The Colorado Rockies made the playoffs this year, but you missed it if you didn’t catch Wednesday’s game in Arizona. It’s time to Get More Smarter. If you think we missed something important, please include the link in the comments below (here’s a good example). If you are more of a visual learner, check out The Get More Smarter Show.

 

TOP OF MIND TODAY…

► Tens of thousands of Colorado children are in serious trouble if Congress does not renew funding for CHIP, the Children’s Health Insurance Program that expired at the end of September. The Senate Finance Committee on Wednesday took the first step toward renewing CHIP funding with a bill sponsored by Sen. Michael Bennet (D-Denver) and Sen. Cory Gardner (R-Yuma).

 

► Today is the last day for DACA recipients to renew permits before the process is closed under a policy shift announced last month by the Trump administration.

 

► Colorado Senate Republican leaders pledged not to do their jobs when the legislature convened for a brief session to fix an unintentional legislative error this week, and they succeeded in doing nothing once again. But the decisions of Republican leaders such as Senate President Kevin Grantham are looking even worse with the news that legislation to fix SB-267 would have passed in the Senate had a floor vote been permitted.

State Sen. Chris Holbert is among those Republican leaders whose reputations took a hit this week. Holbert was quoted by the Denver Post saying that he “did not swear an oath to uphold the opinion of a court” and preferred to follow his constituents’ interpretation of the State Constitution rather than, you know, facts.

 

► Former Judge Roy Moore, who easily defeated Sen. Luther Strange in a Republican Primary in Alabama last month, showed up unexpectedly in Washington D.C. on Wednesday and caused quite a stir. As the Washington Post reports, Moore apparently met with NRSC head Cory Gardner, despite the best efforts of both men to pretend othewise:

Rather than meeting with McConnell, Moore was on the House side of the Capitol on Wednesday. In a brief interview as he left the office of Rep. Robert B. Aderholt in the afternoon, Moore said he had no meetings set up with McConnell or members of the National Republican Senatorial Committee, the Senate majority’s campaign arm, which spent millions trying to defeat Moore in the primary.

“Nothing confirmed,” he said casually, as an aide tried to head off questions. Asked why he decided to come to Washington, Moore simply replied: “Beautiful place.”

In the evening, Moore met with the NRSC chairman, Sen. Cory Gardner (R-Colo.), according to a Republican close to Gardner and a second Republican familiar with the talk who spoke on condition of anonymity to describe the closed-door session. Moore’s campaign declined to comment.

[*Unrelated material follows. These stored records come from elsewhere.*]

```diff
+__device__ __forceinline__ uint32_t f16x2_rn(float x0, float x1) {
+    uint32_t r;
+    asm("cvt.rn.f16x2.f32 %0, %1, %2;" : "=r"(r) : "f"(x1), "f"(x0));
+    return r;
+}
+__device__ __forceinline__ float2 f16x2_to_f32(uint32_t v) {
+    float a, b;
+    asm("{.reg .f16 l, h;\n\tmov.b32 {l, h}, %2;\n\tcvt.f32.f16 %0, l;\n\tcvt.f32.f16 %1, h;}" : "=f"(a), "=f"(b) : "r"(v));
+    return make_float2(a, b);
+}
+__device__ __forceinline__ float exp2i(int k) { return __uint_as_float((uint32_t)(k + 127) << 23); }
+__device__ __forceinline__ void split_f16x2(float x0, float x1, float s, uint32_t& hi, uint32_t& lo) {
+    const float y0 = x0 * s, y1 = x1 * s;
+    hi = f16x2_rn(y0, y1);
+    const float2 h = f16x2_to_f32(hi);
+    lo = f16x2_rn(y0 - h.x, y1 - h.y);
+}
+constexpr int kF16MaxExp = 62;
+__device__ __forceinline__ int f16_scale_exp(uint32_t e) {
+    return min(max(e ? 141 - (int)e : 0, -kF16MaxExp), kF16MaxExp);
+}
+__device__ __forceinline__ float f16_unscale(int kA, int unscale_bias) { return __uint_as_float((uint32_t)(unscale_bias - kA) << 23); }
+__device__ __forceinline__ void quad_row_exps(float m0, float m8, uint32_t& e0, uint32_t& e8) {
+    uint32_t p = __byte_perm(__float_as_uint(m0), __float_as_uint(m8), 0x7632);
+    p = __vmaxu2(p, __shfl_xor_sync(kFull, p, 1));
+    p = __vmaxu2(p, __shfl_xor_sync(kFull, p, 2));
+    e0 = (p >> 7) & 0xFFu; e8 = p >> 23;
+}
+constexpr uint32_t kF16One = 0x3C00u;
+__device__ __forceinline__ uint32_t f16_mask2(bool m0, bool m1) { return (m0 ? kF16One : 0u) | (m1 ? kF16One << 16 : 0u); }
+
+__device__ __forceinline__ void mma_f16_k16(float (&d)[4], const uint32_t (&a)[4], uint32_t b0, uint32_t b1) {
+    asm volatile(
+        "mma.sync.aligned.m16n8k16.row.col.f32.f16.f16.f32 {%0,%1,%2,%3}, {%4,%5,%6,%7}, {%8,%9}, {%0,%1,%2,%3};"
+        : "+f"(d[0]), "+f"(d[1]), "+f"(d[2]), "+f"(d[3])
+        : "r"(a[0]), "r"(a[1]), "r"(a[2]), "r"(a[3]), "r"(b0), "r"(b1));
+}
+__device__ __forceinline__ void mma_f16_k8(float (&d)[4], const uint32_t (&a)[2], uint32_t b) {
+    asm volatile(
+        "mma.sync.aligned.m16n8k8.row.col.f32.f16.f16.f32 {%0,%1,%2,%3}, {%4,%5}, {%6}, {%0,%1,%2,%3};"
+        : "+f"(d[0]), "+f"(d[1]), "+f"(d[2]), "+f"(d[3])
+        : "r"(a[0]), "r"(a[1]), "r"(b));
+}
+__device__ __forceinline__ void mma_f16x4_k16(float (&d)[4][4], const uint32_t (&ah)[4], const uint32_t (&al)[4], const uint4 (&b)[4]) {
+#pragma unroll
+    for (int j = 0; j < 4; ++j) mma_f16_k16(d[j], al, b[j].x, b[j].y);
+#pragma unroll
+    for (int j = 0; j < 4; ++j) mma_f16_k16(d[j], ah, b[j].z, b[j].w);
+#pragma unroll
+    for (int j = 0; j < 4; ++j) mma_f16_k16(d[j], ah, b[j].x, b[j].y);
+}
+__device__ __forceinline__ void mma_f16x4_k16_exact_a(float (&d)[4][4], const uint32_t (&a)[4], const uint4 (&b)[4]) {
+#pragma unroll
+    for (int j = 0; j < 4; ++j) mma_f16_k16(d[j], a, b[j].z, b[j].w);
+#pragma unroll
+    for (int j = 0; j < 4; ++j) mma_f16_k16(d[j], a, b[j].x, b[j].y);
+}
+
+
 constexpr int kMaxDevices = 64;
 
 inline bool is_pow2(uint32_t v) { return v && !(v & (v - 1)); }
```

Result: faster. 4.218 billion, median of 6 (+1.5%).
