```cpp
template <StepMember M> constexpr GsStepKernels f2_kernels() { return {}; }
#define F2_PTR_0(p) nullptr
#define F2_PTR_1(p) p
#define F2_KERNEL(kernel, name, CHK, PZ, PL, OCC)                                                                           \
  extern "C" __global__ void __launch_bounds__(64 * step_row(StepMember::name).nw) OCC                                      \
  kernel(GsTables T, GsF2Tables F, GsRows R, GsSolveCfg C, GsEnvCfg E, double* __restrict__ slab, int B,                     \
         const double* __restrict__ actions, double total_load, GsPackArgs PA, GsFusedChecks FC, GsRolloutStep RS,          \
         const double* __restrict__ pz, const double* __restrict__ pl) {                                                    \
    constexpr StepMemberRow r = step_row(StepMember::name);                                                                 \
    GS_ARGS_IN_PLACE(F2ArgBlock, A);                                                                                        \
    f2_step<r.solver, CHK, r.nw, r.ni, r.iw, PZ, PL>(A->T, A->F, A->R, A->C, A->E, A->slab, A->B, A->actions, A->total_load, A->PA, \
                                                   A->FC, A->RS, F2_PTR_##PZ(pz), F2_PTR_##PL(pl));                         \
  }
#define F2_FORM(name, suffix, PZ, PL, OCC)                                                                                  \
  F2_KERNEL(gs_k_step_##name##suffix, name, 0, PZ, PL, OCC)                                                                 \
  F2_KERNEL(gs_k_stepc_##name##suffix, name, 1, PZ, PL, OCC)
#define F2_FNS(name, suffix) {gs_k_step_##name##suffix, gs_k_stepc_##name##suffix}
#define F2_MEMBER_NO_PZ(name, OCC)                                                                                          \
  F2_FORM(name, , 0, 0, OCC)                                                                                                \
  F2_FORM(name, _pl, 0, 1, OCC)                                                                                             \
  template <> constexpr GsStepKernels f2_kernels<StepMember::name>() { return {{{F2_FNS(name, ), F2_FNS(name, _pl)}, {}}}; }
#define F2_MEMBER(name, OCC)                                                                                                \
  F2_FORM(name, , 0, 0, OCC)                                                                                                \
  F2_FORM(name, _pl, 0, 1, OCC)                                                                                             \
  F2_FORM(name, _pz, 1, 0, OCC)                                                                                             \
  F2_FORM(name, _pz_pl, 1, 1, OCC)                                                                                          \
  template <> constexpr GsStepKernels f2_kernels<StepMember::name>() {                                                      \
    return {{{F2_FNS(name, ), F2_FNS(name, _pl)}, {F2_FNS(name, _pz), F2_FNS(name, _pz_pl)}}};                              \
  }

#if defined(GS_BUILD_EXPERIMENTS)
F2_MEMBER_NO_PZ(fbs_flow2, )
#endif
F2_MEMBER(nr_flow2, )
// ... 107 lines not shown
```

grid_fed_rl_gym_amd/csrc/members.h:

```cpp
#pragma once
#include <cstddef>

enum class SolveMember { nr_tree, nr_sparse_lu, fbs, nr_dense_pivot, nr_tree_lds, fbs_lds, fbs_flow, nr_dense_mfma, nr_sparse_lds };

enum class StepMember {
  none, fbs_flow2s, fbs_flow2h, fbs_flow2x,
#if defined(GS_BUILD_EXPERIMENTS)
  fbs_flow2,
#endif
  nr_flow2s, nr_flow2, nr_mesh2
};
constexpr int kStepMemberCount = (int)StepMember::nr_mesh2 + 1;

enum { F2_FBS = 0, F2_NR = 1, F2_NRM = 2 };

struct StepMemberRow {
  const char* name;
  int solver, nw, ni, iw;
  bool pz;
  constexpr int positions() const { return nw * (64 / iw) * ni; }
  constexpr bool newton() const { return solver == F2_NR || solver == F2_NRM; }
};
constexpr StepMemberRow kStepMembers[] = {
    {"none", -1, 0, 0, 64, false},
    {"fbs_flow2s", F2_FBS, 2, 1, 8, true},
    {"fbs_flow2h", F2_FBS, 8, 4, 16, true},
    {"fbs_flow2x", F2_FBS, 8, 8, 16, true},
#if defined(GS_BUILD_EXPERIMENTS)
    {"fbs_flow2", F2_FBS, 16, 4, 32, false},
#endif
    {"nr_flow2s", F2_NR, 4, 1, 8, true},
    {"nr_flow2", F2_NR, 8, 8, 32, true},
    {"nr_mesh2", F2_NRM, 4, 10, 8, false},
};
static_assert(sizeof kStepMembers / sizeof *kStepMembers == (size_t)kStepMemberCount, "one row per StepMember");
constexpr const StepMemberRow& step_row(StepMember s) { return kStepMembers[(int)s]; }
```

grid_fed_rl_gym_amd/csrc/plan.cpp:

```cpp
#include "plan.h"

#include <algorithm>
#include <cmath>
#include <cstdarg>
#include <cstdio>
#include <cstdlib>
#include <map>

#include "mesh_schedule.h"

namespace {

std::string reject(GsPlan& p, int code, const char* fmt, ...) {
  char buf[512];
  va_list ap; va_start(ap, fmt); vsnprintf(buf, sizeof buf, fmt, ap); va_end(ap);
  p.err_code = code;
  return buf;
}
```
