# shuklaayush/halo2-plonky2-verifier

Measured on AMD Instinct MI355X. Metric: FRI-verifier witness cells/sec, higher is better.
Workload: dtype u64

## Files before the change

halo2-plonky2-verifier_amd/csrc/coop.h:

```cpp
#pragma once
#include <type_traits>
#include "valbackend.h"
#include "bntab.h"
#include "glptab.h"

namespace h2w {

constexpr int GLP_RECS_FULL = 12 + 48 + 1 + 12 * 14;
constexpr int GLP_RECS_PARTIAL_ROUND = 4 + 1 + 1 + 11 + 1 + 11;
constexpr int GLP_RECS_PARTIAL = 12 + 1 + 121 + N_PARTIAL_ROUNDS * GLP_RECS_PARTIAL_ROUND;
constexpr int GLP_CONST_WORDS = 360 + 12 + 12 + 12 + 22 + 121 + 242 + 242;
constexpr int GLP_RECS = 2 * HALF_N_FULL_ROUNDS * GLP_RECS_FULL + GLP_RECS_PARTIAL;

__device__ __forceinline__ void wave_sync() { asm volatile("s_waitcnt lgkmcnt(0)" ::: "memory"); __builtin_amdgcn_wave_barrier(); }

__shared__ uint64_t s_glp_k[GLP_CONST_WORDS];
__shared__ uint64_t s_glp_a[SPONGE_WIDTH], s_glp_b[SPONGE_WIDTH];
__shared__ uint64_t s_glp_in[CH_BUF];
__shared__ uint64_t s_glp_m[SPONGE_WIDTH * SPONGE_WIDTH];
__shared__ uint64_t s_glp_x[GLP_AUX_WORDS];
typedef __attribute__((address_space(3))) uint64_t lds64_t;
constexpr int KO_ARC = 0, KO_CIRC = 360, KO_DIAG = 372, KO_FIRST = 384, KO_PRC = 396, KO_INIT = 418, KO_WHAT = 539, KO_VS = 781;
static_assert(KO_VS + 242 == GLP_CONST_WORDS, "Goldilocks constant block layout");
template <bool AUX = false> __device__ __forceinline__ void stage_glp_consts(const h2w_poseidon_consts_t *k, int tid, int nthreads) {
    const uint64_t *src = reinterpret_cast<const uint64_t *>(k);
    for (int i = tid; i < GLP_CONST_WORDS; i += nthreads) s_glp_k[i] = g_load_u64(src + i);
    if constexpr (AUX) { const uint64_t *ax = reinterpret_cast<const uint64_t *>(k + 1); for (int i = tid; i < GLP_AUX_WORDS; i += nthreads) s_glp_x[i] = g_load_u64(ax + i); }
    for (int i = tid; i < SPONGE_WIDTH * SPONGE_WIDTH; i += nthreads) {
        const int r = i / SPONGE_WIDTH, j = i % SPONGE_WIDTH; int d = j - r; if (d < 0) d += SPONGE_WIDTH;
        const uint64_t c = g_load_u64(src + KO_CIRC + d);
        s_glp_m[i] = j == r ? gl_reduce128((u128)c + g_load_u64(src + KO_DIAG + r)) : c;
    }
    __syncthreads();
}
inline bool glp_small_mds(const h2w_poseidon_consts_t &k) {
    for (int i = 0; i < SPONGE_WIDTH; i++) if (k.mds_circ[i] >= (1ull << 26) || k.mds_diag[i] >= (1ull << 26)) return false;
    return true;
}

__device__ __forceinline__ uint64_t gl_add_c(uint64_t x, uint64_t y) {
    uint64_t t = x + y;
    if (t < x || t >= GL_P) t -= GL_P;
    return t;
}
__device__ __forceinline__ uint64_t shfl_up64(uint64_t v, int d) { return __shfl_up(v, d, 64); }

__device__ __forceinline__ uint64_t readlane64(uint64_t v, int src) {
    const unsigned lo = (unsigned)__builtin_amdgcn_readlane((int)(unsigned)v, src), hi = (unsigned)__builtin_amdgcn_readlane((int)(unsigned)(v >> 32), src);
    return ((uint64_t)hi << 32) | lo;
}
template <int N> __device__ __forceinline__ uint64_t row_shr64(uint64_t v) {
    const unsigned lo = (unsigned)__builtin_amdgcn_update_dpp(0, (int)(unsigned)v, 0x110 + N, 0xf, 0xf, true);
    const unsigned hi = (unsigned)__builtin_amdgcn_update_dpp(0, (int)(unsigned)(v >> 32), 0x110 + N, 0xf, 0xf, true);
    return ((uint64_t)hi << 32) | lo;
}
}
#include "glperm.h"
namespace h2w {
constexpr int GLP_LIST_WORDS = 1 + SPONGE_WIDTH;

template <bool COLS, bool VALPH = false, int HASH_MODE = -1> struct CoopSinkT : SinkBase {
    static constexpr bool kCoop = true, kDevSponge = VALPH; static constexpr int kHashMode = HASH_MODE;
    rec_t *recs; uint64_t nrec; fr_t *out; uint64_t cell_off; const uint16_t *ncells; int lane; ColPolicy<COLS> cc;
    lds64_t *lk = nullptr, *la = nullptr, *lb = nullptr, *lm = nullptr, *lx = nullptr;
    uint64_t *glp = nullptr; uint32_t glp_slot = 0; bool small_mds = false;
    __device__ __forceinline__ void bind_lds() { lk = (lds64_t *)s_glp_k; la = (lds64_t *)s_glp_a; lb = (lds64_t *)s_glp_b; lm = (lds64_t *)s_glp_m; if constexpr (VALPH) lx = (lds64_t *)s_glp_x; }
    bool emit = true;
    __device__ __forceinline__ void rec(int t, uint64_t a, uint64_t b, uint64_t c, uint64_t d) {
        if (lane == 0 && emit) g_store_rec(recs + nrec, a, b, c, d);
        nrec++; cell_off += ncells[t];
    }
    __device__ __forceinline__ void cell(const fr_t &v) { if (lane == 0 && emit) g_store_fr(out + cc.map(cell_off), v); cell_off++; }
    __device__ __forceinline__ void skip(uint64_t nr, uint64_t nc) { nrec += nr; cell_off += nc; }
    __device__ __forceinline__ bool coop_load_proof(const ValCfg &cfg) { nrec += cfg.load_nrec; cell_off += cfg.load_ncell; return true; }
    uint64_t sx = 0; int sp_in = 0, sp_out = 0; lds64_t *lin = nullptr;
    __device__ __forceinline__ void sponge_init() { sx = 0; sp_in = sp_out = 0; lin = (lds64_t *)s_glp_in; }
    __device__ __forceinline__ bool sponge_observe(uint64_t t) { sp_out = 0; if (sp_in >= CH_BUF) return false; lin[sp_in++] = t; return true; }
    template <class WordFn> __device__ __forceinline__ bool sponge_observe_words(const uint64_t *proof, int n, WordFn word) {
        sp_out = 0; if (sp_in + n > CH_BUF) return false;
        for (int base = 0; base < n; base += 64) { const int i = base + lane; if (i < n) lin[sp_in + i] = g_load_u64(proof + word(i)); }
        sp_in += n; return true;
    }
    template <class WordFn> __device__ __forceinline__ void stage_words(const uint64_t *proof, int at, int n, WordFn word) {
        for (int base = 0; base < n; base += 64) { const int i = base + lane; if (i < n) lin[at + i] = g_load_u64(proof + word(i)); }
    }
    __device__ __forceinline__ uint64_t staged_word(int i) const { return lin[i]; }
    __device__ __forceinline__ bool sponge_observe_cap(const uint64_t *proof, uint64_t w0, int n, int mode, int L) {
        const int per = mode == 0 ? 4 : 5;
        sp_out = 0; if (sp_in + per * n > CH_BUF) return false;
        for (int base = 0; base < n; base += 64) {
            const int j = base + lane;
            if (j < n) {
                fr_t x; for (int i = 0; i < 4; i++) x.l[i] = g_load_u64(proof + w0 + 4ull * j + i);
                if (mode == 0) for (int i = 0; i < 4; i++) lin[sp_in + 4 * j + i] = x.l[i];
                else for (int t = 0; t < 5; t++) lin[sp_in + 5 * j + t] = fr_bits(x, 56 * t, 56);
            }
        }
        sp_in += per * n;
        if (mode == 1) { const int nl = (56 + L - 1) / L, rem = 56 % L; cell_off += (uint64_t)n * (13 + 5ull * ((nl > 1 ? 1 + 3 * (nl - 1) : 0) + (rem ? 4 : 0))); }
        return true;
    }
    __device__ __forceinline__ void sponge_permute() {
        const uint64_t up = row_shr64<1>(sx), w = lane == 0 ? nrec : up;
        uint64_t *at = emit && lane < GLP_LIST_WORDS ? glp + (uint64_t)glp_slot * GLP_LIST_WORDS + lane : nullptr;
        glp_slot++;
        sx = glp_permute_lanes(sx, lk, lm, lx, lane, small_mds, at, w);
        nrec += GLP_RECS;
        cell_off += perm_cell_count();
    }
    uint64_t perm_cells_ = 0;
    __device__ __forceinline__ uint64_t perm_cell_count() {
        if (perm_cells_ == 0) {
            const uint64_t nG = ncells[T_GLOP], nKA = ncells[T_KA_GLOP];
            perm_cells_ = 2 * HALF_N_FULL_ROUNDS * (12 * nKA + 48 * nG + 12 + 12 * (1 + 13 * nKA)) + 12 * nKA + 12 + 121 * nKA + (uint64_t)N_PARTIAL_ROUNDS * (4 * nG + nKA + nKA + 11 * nKA + 12 + 11 * nKA);
        }
        return perm_cells_;
    }
    __device__ __forceinline__ uint64_t sponge_challenge() {
        if (sp_in) {
            for (int off = 0; off < sp_in; off += SPONGE_RATE) {
                const int len = sp_in - off < SPONGE_RATE ? sp_in - off : SPONGE_RATE;
                if ((lane & 15) < len) sx = lin[off + (lane & 15)];
                sponge_permute();
            }
            sp_in = 0; sp_out = SPONGE_RATE;
        } else if (sp_out == 0) { sponge_permute(); sp_out = SPONGE_RATE; }
        return readlane64(sx, --sp_out);
    }
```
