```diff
@@ -149,5 +167,8 @@
   const TriUV* triUV;
   int nTextures; const DevTexture* textures;
 };
+PT_HD const TriFace* tri_face(const SceneView& sc, int tri) {
+  return reinterpret_cast<const TriFace*>(reinterpret_cast<const char*>(sc.triShade) + (uint32_t)(tri_face_offset(sc.nTris) + ((uint32_t)tri << 6)));
+}
 
 }
diff --git a/minimaloptix_amd/csrc/refitkernel.hip b/minimaloptix_amd/csrc/refitkernel.hip
--- a/minimaloptix_amd/csrc/refitkernel.hip
+++ b/minimaloptix_amd/csrc/refitkernel.hip
@@ -42,7 +42,7 @@
     const bool hasNrm = a.faceNrm != nullptr && a.faceHasNrm != nullptr && a.faceHasNrm[f] != 0;
     Tri48 t; TriShade sh; RefitBox raw;
     refit_triangle(a.facePos + 9 * (size_t)f, a.faceNrm + 9 * (size_t)f, hasNrm, old, t, sh, raw);
-    a.tris[k] = t; a.shade[k] = sh; a.raw[k] = raw;
+    a.tris[k] = t; a.shade[k] = sh; *tri_face_slot(a.shade, a.nTris, k) = make_tri_face(t, sh); a.raw[k] = raw;
     l[0] = raw.lox; l[1] = raw.loy; l[2] = raw.loz; h[0] = raw.hix; h[1] = raw.hiy; h[2] = raw.hiz;
   }
   const float v[6] = { wave_min(l[0]), wave_min(l[1]), wave_min(l[2]), wave_max(h[0]), wave_max(h[1]), wave_max(h[2]) };
```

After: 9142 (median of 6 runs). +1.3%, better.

The meeting appeared to be hastily arranged, given Moore’s afternoon remark and Gardner’s uncertainty earlier in the day, as he and other Republicans struggled to save face.

“I haven’t looked at the schedule — I don’t know that yet,” Gardner said around midday, when asked whether he planned to meet with Moore.

The entire story is worth a read; Republicans who feared Moore and his right-wing supporters seem to have plenty of reason to be nervous. Moore’s Senate campaign was also a referendum on Senate Majority Leader Mitch McConnell, whom the Alabama nominee has openly criticized.